## Work task
Collect all lines containing the word "frac" from the data.

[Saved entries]
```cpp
template <int BM, int BN, int WM, int WN, int STAGES, bool A_CONTIG, bool B_CONTIG, int EPI>
static int launch_conv(const Args& g, const ConvX& cx, int splits, hipStream_t st, const char* who) {
  constexpr int THREADS = 64 * WM * WN;
  dim3 grid((unsigned)ceil_div(g.N, BN), (unsigned)ceil_div(g.M, BM), (unsigned)splits), block(THREADS);
  constexpr size_t lds = STAGES * (Tile<BM, A_CONTIG, THREADS>::LDS_FLOATS + Tile<BN, B_CONTIG, THREADS>::LDS_FLOATS) * sizeof(float);
  auto k = conv_gemm_k<BM, BN, WM, WN, STAGES, A_CONTIG, B_CONTIG, EPI>;
  static bool once = ((void)hipFuncSetAttribute(reinterpret_cast<const void*>(k), hipFuncAttributeMaxDynamicSharedMemorySize, (int)lds), true);
  (void)once;
  hipLaunchKernelGGL(k, grid, block, lds, st, g, cx);
  return launch_status(who);
}

static int conv_fwd_launch(const float* A, int64_t lda, int64_t seg, int64_t jump, const float* Wg, const float* bias, int64_t rows,
                           int32_t K, int32_t Cout, int32_t hs, int32_t ws, int32_t ho, int32_t wo, int32_t relu, int32_t scatter,
                           float* out, uint32_t* gate_bits, hipStream_t st, const char* who, int compact = 0) {
  const int ghs = hs, gws = ws;
  const bool fast_ok = K % BK == 0 && lda % 4 == 0 && jump % 4 == 0 && seg % 4 == 0 && jump < (1 << 30);
  if (compact && fast_ok && scatter) { rows = rows / ((int64_t)hs * ws) * ((int64_t)ho * wo); hs = ho; ws = wo; } else { compact = 0; }
  if (scatter == 2 && !compact) { set_error("%s: scatter = 2 needs a contraction of whole k-tiles", who); return CLICA_E_INVALID; }
  Args g{}; g.A = A; g.lda = lda; g.B = Wg; g.ldb = K; g.C = out; g.ldc = Cout; g.M = rows; g.N = Cout; g.Kc = K;
  g.bias = bias; g.leaky = relu ? 1 : 0; g.slope = 0.f;
  ConvX cx{}; cx.a_seg = seg; cx.a_jump = jump; cx.mode = scatter == 2 ? 3 : (scatter ? 1 : 0);
  cx.hs = hs; cx.ws = ws; cx.ho = ho; cx.wo = wo; cx.dhs = ho / 2 + 1; cx.dws = wo / 2 + 1; cx.c = Cout;
  cx.inv_pix = 1.f / (float)(hs * ws); cx.inv_ws = 1.f / (float)ws;
  cx.gate_out = gate_bits;
  cx.fast = fast_ok ? 1 : 0;
  cx.compact = compact; cx.ghs = ghs; cx.gws = gws;
  if (gate_bits && !(scatter == 1 && Cout % 32 == 0)) { set_error("%s: gate bits need the scattering epilogue and Cout %% 32 == 0", who); return CLICA_E_INVALID; }
  if (scatter && rows >= (1 << 24)) { set_error("%s: %lld rows (the scattering epilogue handles < 2^24)", who, (long long)rows); return CLICA_E_INVALID; }
  if (Cout > 64 && rows <= 8192) return launch_conv<64, 64, 2, 2, 2, true, true, EPI_BIAS_ACT>(g, cx, 1, st, who);
  if (Cout <= 32) return launch_conv<128, 32, 4, 1, 2, true, true, EPI_BIAS_ACT>(g, cx, 1, st, who);
  if (Cout <= 64) return launch_conv<128, 64, 2, 2, 2, true, true, EPI_BIAS_ACT>(g, cx, 1, st, who);
  return launch_conv<64, 128, 2, 2, 2, true, true, EPI_BIAS_ACT>(g, cx, 1, st, who);
}

constexpr int DG_ROWS = 256;
__global__ __launch_bounds__(512) void conv_dgrad32_stream_k(const float* __restrict__ A0 , const float* __restrict__ Wd,
                                                             int64_t rows, float* __restrict__ dst, ConvX cx) {
  extern __shared__ __attribute__((aligned(16))) float sB[];
  const int ws = cx.ws;
  const int lane = threadIdx.x & 63, wave = threadIdx.x >> 6, h = lane >> 5, l31 = lane & 31;
  for (int u = threadIdx.x; u < 128 * 32; u += 512) reinterpret_cast<float4*>(sB)[u] = reinterpret_cast<const float4*>(Wd)[u];
  __syncthreads();
  const int64_t ntiles = (rows + DG_ROWS - 1) / DG_ROWS;
  const int64_t last = rows + ws;
  for (int64_t tile = blockIdx.x; tile < ntiles; tile += gridDim.x) {
    const int64_t r0 = tile * DG_ROWS;
    const int64_t rbase = r0 + wave * 32 + l31;
    auto lda = [&](int st) {
      const int64_t gr = min(rbase + (st >> 3) * ws + ((st & 7) >> 2), last);
      return *reinterpret_cast<const float4*>(A0 + gr * 32 + 8 * (st & 3) + 4 * h);
    };
    f32x16 acc[4];
#pragma unroll
    for (int j = 0; j < 4; ++j)
#pragma unroll
      for (int r = 0; r < 16; ++r) acc[j][r] = 0.f;
    float4 aq[3];
    aq[0] = lda(0); aq[1] = lda(1);
    float b4[2][4][4];
    auto bfr = [&](int buf, int st) {
#pragma unroll
      for (int j = 0; j < 4; ++j)
#pragma unroll
        for (int t = 0; t < 4; ++t) b4[buf][j][t] = sB[(8 * st + 4 * h + t) * 128 + j * 32 + l31];
    };
    bfr(0, 0);
#pragma unroll
    for (int st = 0; st < 16; ++st) {
      if (st + 2 < 16) aq[(st + 2) % 3] = lda(st + 2);
      if (st + 1 < 16) bfr((st + 1) & 1, st + 1);
      __builtin_amdgcn_sched_barrier(0);
      const float4 av = aq[st % 3];
      const float a4[4] = {av.x, av.y, av.z, av.w};
#pragma unroll
      for (int t = 0; t < 4; ++t)
#pragma unroll
        for (int j = 0; j < 4; ++j) acc[j] = __builtin_amdgcn_mfma_f32_32x32x2f32(a4[t], b4[st & 1][j][t], acc[j], 0, 0, 0);
      __builtin_amdgcn_sched_barrier(0);
    }
#pragma unroll
    for (int r = 0; r < 16; ++r) {
      const int64_t row = r0 + wave * 32 + (r & 3) + 8 * (r >> 2) + 4 * h;
      if (row >= rows) continue;
      int img, y, x;
      conv_row_to_pixel(cx, row, img, y, x);
#pragma unroll
      for (int j = 0; j < 4; ++j) {
        const int yy = 2 * y + (j >> 1) - 1, xx = 2 * x + (j & 1) - 1;
        if (yy < 0 || xx < 0 || yy >= cx.dho || xx >= cx.dwo) continue;
        const int64_t pix = ((int64_t)img * cx.dhs + yy) * cx.dws + xx;
        const unsigned word = cx.gate_in[pix];
        dst[pix * 32 + l31] = ((word >> l31) & 1u) ? acc[j][r] : 0.f;
      }
    }
  }
}

struct ConvWgradPlan { int bm, splits; int64_t k_per_split; };
static ConvWgradPlan plan_conv_wgrad(int64_t rows, int32_t Cout, int32_t K) {
  ConvWgradPlan p;
  p.bm = Cout <= 32 ? 32 : 64;
  const int64_t tiles = ceil_div(Cout, p.bm) * ceil_div(K, 128);
  int64_t want = std::max<int64_t>(1, 3 * kNumCU / tiles);
  want = std::min<int64_t>(want, std::max<int64_t>(1, rows / (8 * BK)));
  p.k_per_split = ceil_div(ceil_div(rows, want), (int64_t)BK) * BK;
  p.splits = (int)ceil_div(rows, p.k_per_split);
  return p;
}

__global__ __launch_bounds__(256) void conv_im2col_k4s2_k(const float* __restrict__ x, unsigned pixels, int C, int H, int W,
                                                           float* __restrict__ patches) {
  const unsigned t = blockIdx.x * 256u + threadIdx.x;
  const unsigned pixel = t >> 4, tap = t & 15u;
  if (pixel >= pixels) return;
  const unsigned Wo = W / 2, Ho = H / 2;
  const unsigned prow = pixel / Wo, ox = pixel - prow * Wo, img = prow / Ho, oy = prow - img * Ho;
  const int y = 2 * (int)oy + (int)(tap >> 2) - 1, xx = 2 * (int)ox + (int)(tap & 3u) - 1;
  const bool in = y >= 0 && y < H && xx >= 0 && xx < W;
  const float* src = x + ((int64_t)img * C * H + y) * W + xx;
  float* dst = patches + ((int64_t)pixel * 16 + tap) * C;
  for (int c = 0; c < C; ++c) dst[c] = in ? src[(int64_t)c * H * W] : 0.f;
}

__global__ __launch_bounds__(256) void conv_im2col_k4s2_c1_k(const float* __restrict__ x, unsigned pixels, int H, int W, float* __restrict__ patches) {
  const unsigned t = blockIdx.x * 256u + threadIdx.x;
  const unsigned pixel = t >> 2, ky = t & 3u;
  if (pixel >= pixels) return;
  const unsigned Wo = W / 2, Ho = H / 2;
  const unsigned prow = pixel / Wo, ox = pixel - prow * Wo, img = prow / Ho, oy = prow - img * Ho;
  const int y = 2 * (int)oy + (int)ky - 1, x0 = 2 * (int)ox - 1;
  const bool rin = y >= 0 && y < H;
  const float* rowp = x + ((int64_t)img * H + (rin ? y : 0)) * W;
  const bool i0 = rin && x0 >= 0, i3 = rin && x0 + 3 < W;
  const float v0 = rowp[i0 ? x0 : 0], v1 = rowp[x0 + 1], v2 = rowp[x0 + 2], v3 = rowp[i3 ? x0 + 3 : 0];
  *reinterpret_cast<float4*>(patches + (int64_t)pixel * 16 + 4 * ky) = make_float4(i0 ? v0 : 0.f, rin ? v1 : 0.f, rin ? v2 : 0.f, i3 ? v3 : 0.f);
}

__global__ __launch_bounds__(256) void conv_wgrad_patches_k(const float* __restrict__ dO, const float* __restrict__ P, int64_t rows,
                                                             int Cout, int K, int64_t rows_per_block, float* __restrict__ slab,
                                                             float* __restrict__ dbslab) {
  extern __shared__ float red[];
  const int ncg = Cout / 4, gsz = ncg * (K / 4), G = 256 / gsz;
  const int g = threadIdx.x / gsz, u = threadIdx.x - g * gsz, cg = u % ncg, kg = u / ncg;
  const int64_t r0 = (int64_t)blockIdx.x * rows_per_block, r1 = min(rows, r0 + rows_per_block);
  float acc[4][4] = {};
  float4 bsum = make_float4(0.f, 0.f, 0.f, 0.f);
  if (g < G) {
#pragma unroll 4
    for (int64_t r = r0 + g; r < r1; r += G) {
      const float4 d = *reinterpret_cast<const float4*>(dO + r * Cout + 4 * cg);
      const float4 p = *reinterpret_cast<const float4*>(P + r * K + 4 * kg);
      const float dv[4] = {d.x, d.y, d.z, d.w}, pv[4] = {p.x, p.y, p.z, p.w};
#pragma unroll
      for (int i = 0; i < 4; ++i)
#pragma unroll
        for (int j = 0; j < 4; ++j) acc[i][j] = fmaf(dv[i], pv[j], acc[i][j]);
      bsum.x += d.x; bsum.y += d.y; bsum.z += d.z; bsum.w += d.w;
    }
    float* mine = red + (size_t)g * (Cout * K + Cout);
#pragma unroll
    for (int i = 0; i < 4; ++i)
#pragma unroll
      for (int j = 0; j < 4; ++j) mine[(4 * cg + i) * K + 4 * kg + j] = acc[i][j];
    if (kg == 0) { mine[Cout * K + 4 * cg] = bsum.x; mine[Cout * K + 4 * cg + 1] = bsum.y; mine[Cout * K + 4 * cg + 2] = bsum.z; mine[Cout * K + 4 * cg + 3] = bsum.w; }
  }
  __syncthreads();
  const int per = Cout * K + Cout;
  for (int e = threadIdx.x; e < per; e += 256) {
    float v = 0.f;
    for (int gg = 0; gg < G; ++gg) v += red[(size_t)gg * per + e];
    if (e < Cout * K) slab[(int64_t)blockIdx.x * Cout * K + e] = v;
    else if (dbslab) dbslab[(int64_t)blockIdx.x * Cout + (e - Cout * K)] = v;
  }
}

template <int K>
__global__ __launch_bounds__(256) void conv_fwd_patches_valu_k(const float* __restrict__ P, const float* __restrict__ Wg,
                                                                const float* __restrict__ bias, unsigned pixels, int Cout, int ho, int wo,
                                                                int relu, float* __restrict__ out, unsigned* __restrict__ gate_out,
                                                                unsigned* __restrict__ amax_slots) {
  const int groups = Cout / 8;
  float amax = 0.f;
  const int cg = threadIdx.x % groups;
  const int half = Cout / 2;
  auto chan = [&](int c) { return c < 4 ? 4 * cg + c : half + 4 * cg + (c - 4); };
  float w[8][K], b[8];
#pragma unroll
  for (int c = 0; c < 8; ++c) {
    b[c] = bias ? bias[chan(c)] : 0.f;
#pragma unroll
    for (int k = 0; k < K; ++k) w[c][k] = Wg[chan(c) * K + k];
  }
  const unsigned per_block = 256 / groups, stride = gridDim.x * per_block;
  const int dhs = ho / 2 + 1, dws = wo / 2 + 1;
  float4 nxt[K / 4];
  const unsigned first = blockIdx.x * per_block + threadIdx.x / groups;
  if (first < pixels) {
#pragma unroll
    for (int k = 0; k < K; k += 4) nxt[k / 4] = *reinterpret_cast<const float4*>(P + (int64_t)first * K + k);
  }
  for (unsigned pixel = first; pixel < pixels; pixel += stride) {
    float a[K];
#pragma unroll
    for (int k = 0; k < K; k += 4) { a[k] = nxt[k / 4].x; a[k + 1] = nxt[k / 4].y; a[k + 2] = nxt[k / 4].z; a[k + 3] = nxt[k / 4].w; }
    if (pixel + stride < pixels) {
#pragma unroll
      for (int k = 0; k < K; k += 4) nxt[k / 4] = *reinterpret_cast<const float4*>(P + (int64_t)(pixel + stride) * K + k);
    }
    float o[8];
#pragma unroll
    for (int c = 0; c < 8; ++c) {
      float acc = 0.f;
#pragma unroll
      for (int k = 0; k < K; ++k) acc = fmaf(a[k], w[c][k], acc);
      acc += b[c];
      o[c] = (relu && !(acc > 0.f)) ? 0.f : acc;
      amax = fmaxf(amax, fabsf(o[c]));
    }
    const unsigned prow = pixel / (unsigned)wo, x = pixel - prow * (unsigned)wo, img = prow / (unsigned)ho, y = prow - img * (unsigned)ho;
    const unsigned Y = (y + 1) >> 1, X = (x + 1) >> 1, qq = ((y + 1) & 1) * 2 + ((x + 1) & 1);
    float* dst = out + (((int64_t)img * dhs + Y) * dws + X) * (4 * Cout) + qq * Cout + 4 * cg;
    *reinterpret_cast<float4*>(dst) = make_float4(o[0], o[1], o[2], o[3]);
    *reinterpret_cast<float4*>(dst + half) = make_float4(o[4], o[5], o[6], o[7]);
    if (gate_out) {
      unsigned bits = 0;
#pragma unroll
      for (int c = 0; c < 8; ++c) bits |= (o[c] > 0.f ? 1u : 0u) << chan(c);
      bits |= __shfl_xor(bits, 1);
      bits |= __shfl_xor(bits, 2);
      if (cg == 0) gate_out[pixel] = bits;
    }
  }
  if (amax_slots) {
#pragma unroll
    for (int off = 32; off > 0; off >>= 1) amax = fmaxf(amax, __shfl_xor(amax, off, 64));
    if ((threadIdx.x & 63) == 0) {
      amax = (amax <= 3.0e38f) ? amax : 3.4e38f;
// ... 555 lines not shown
```

cl_ica_amd/csrc/lp_finalize.h:

```cpp
#pragma once
#include "lp_kernels.h"

namespace clica {
namespace lp {

__device__ __forceinline__ float pos_sum(const float* a, const float* b, int n, const Params& q, bool frac) {
  float s = 0.f;
  for (int k = 0; k < n; ++k) {
    float d = a[k] - b[k];
    float t;
    if (frac) t = fexp2(q.p * flog2(fabsf(d) + 1e-12f));
    else if (q.p == 2.f) t = d * d;
    else if (q.p == 1.f) t = fabsf(d);
    else if (q.p == 3.f) t = fabsf(d) * d * d;
    else t = fabsf(d) > 0.f ? fexp2(q.p * flog2(fabsf(d))) : 0.f;
    s += t;
  }
  return s;
}
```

## Result
__device__ __forceinline__ float pos_sum(const float* a, const float* b, int n, const Params& q, bool frac) {
    if (frac) t = fexp2(q.p * flog2(fabsf(d) + 1e-12f));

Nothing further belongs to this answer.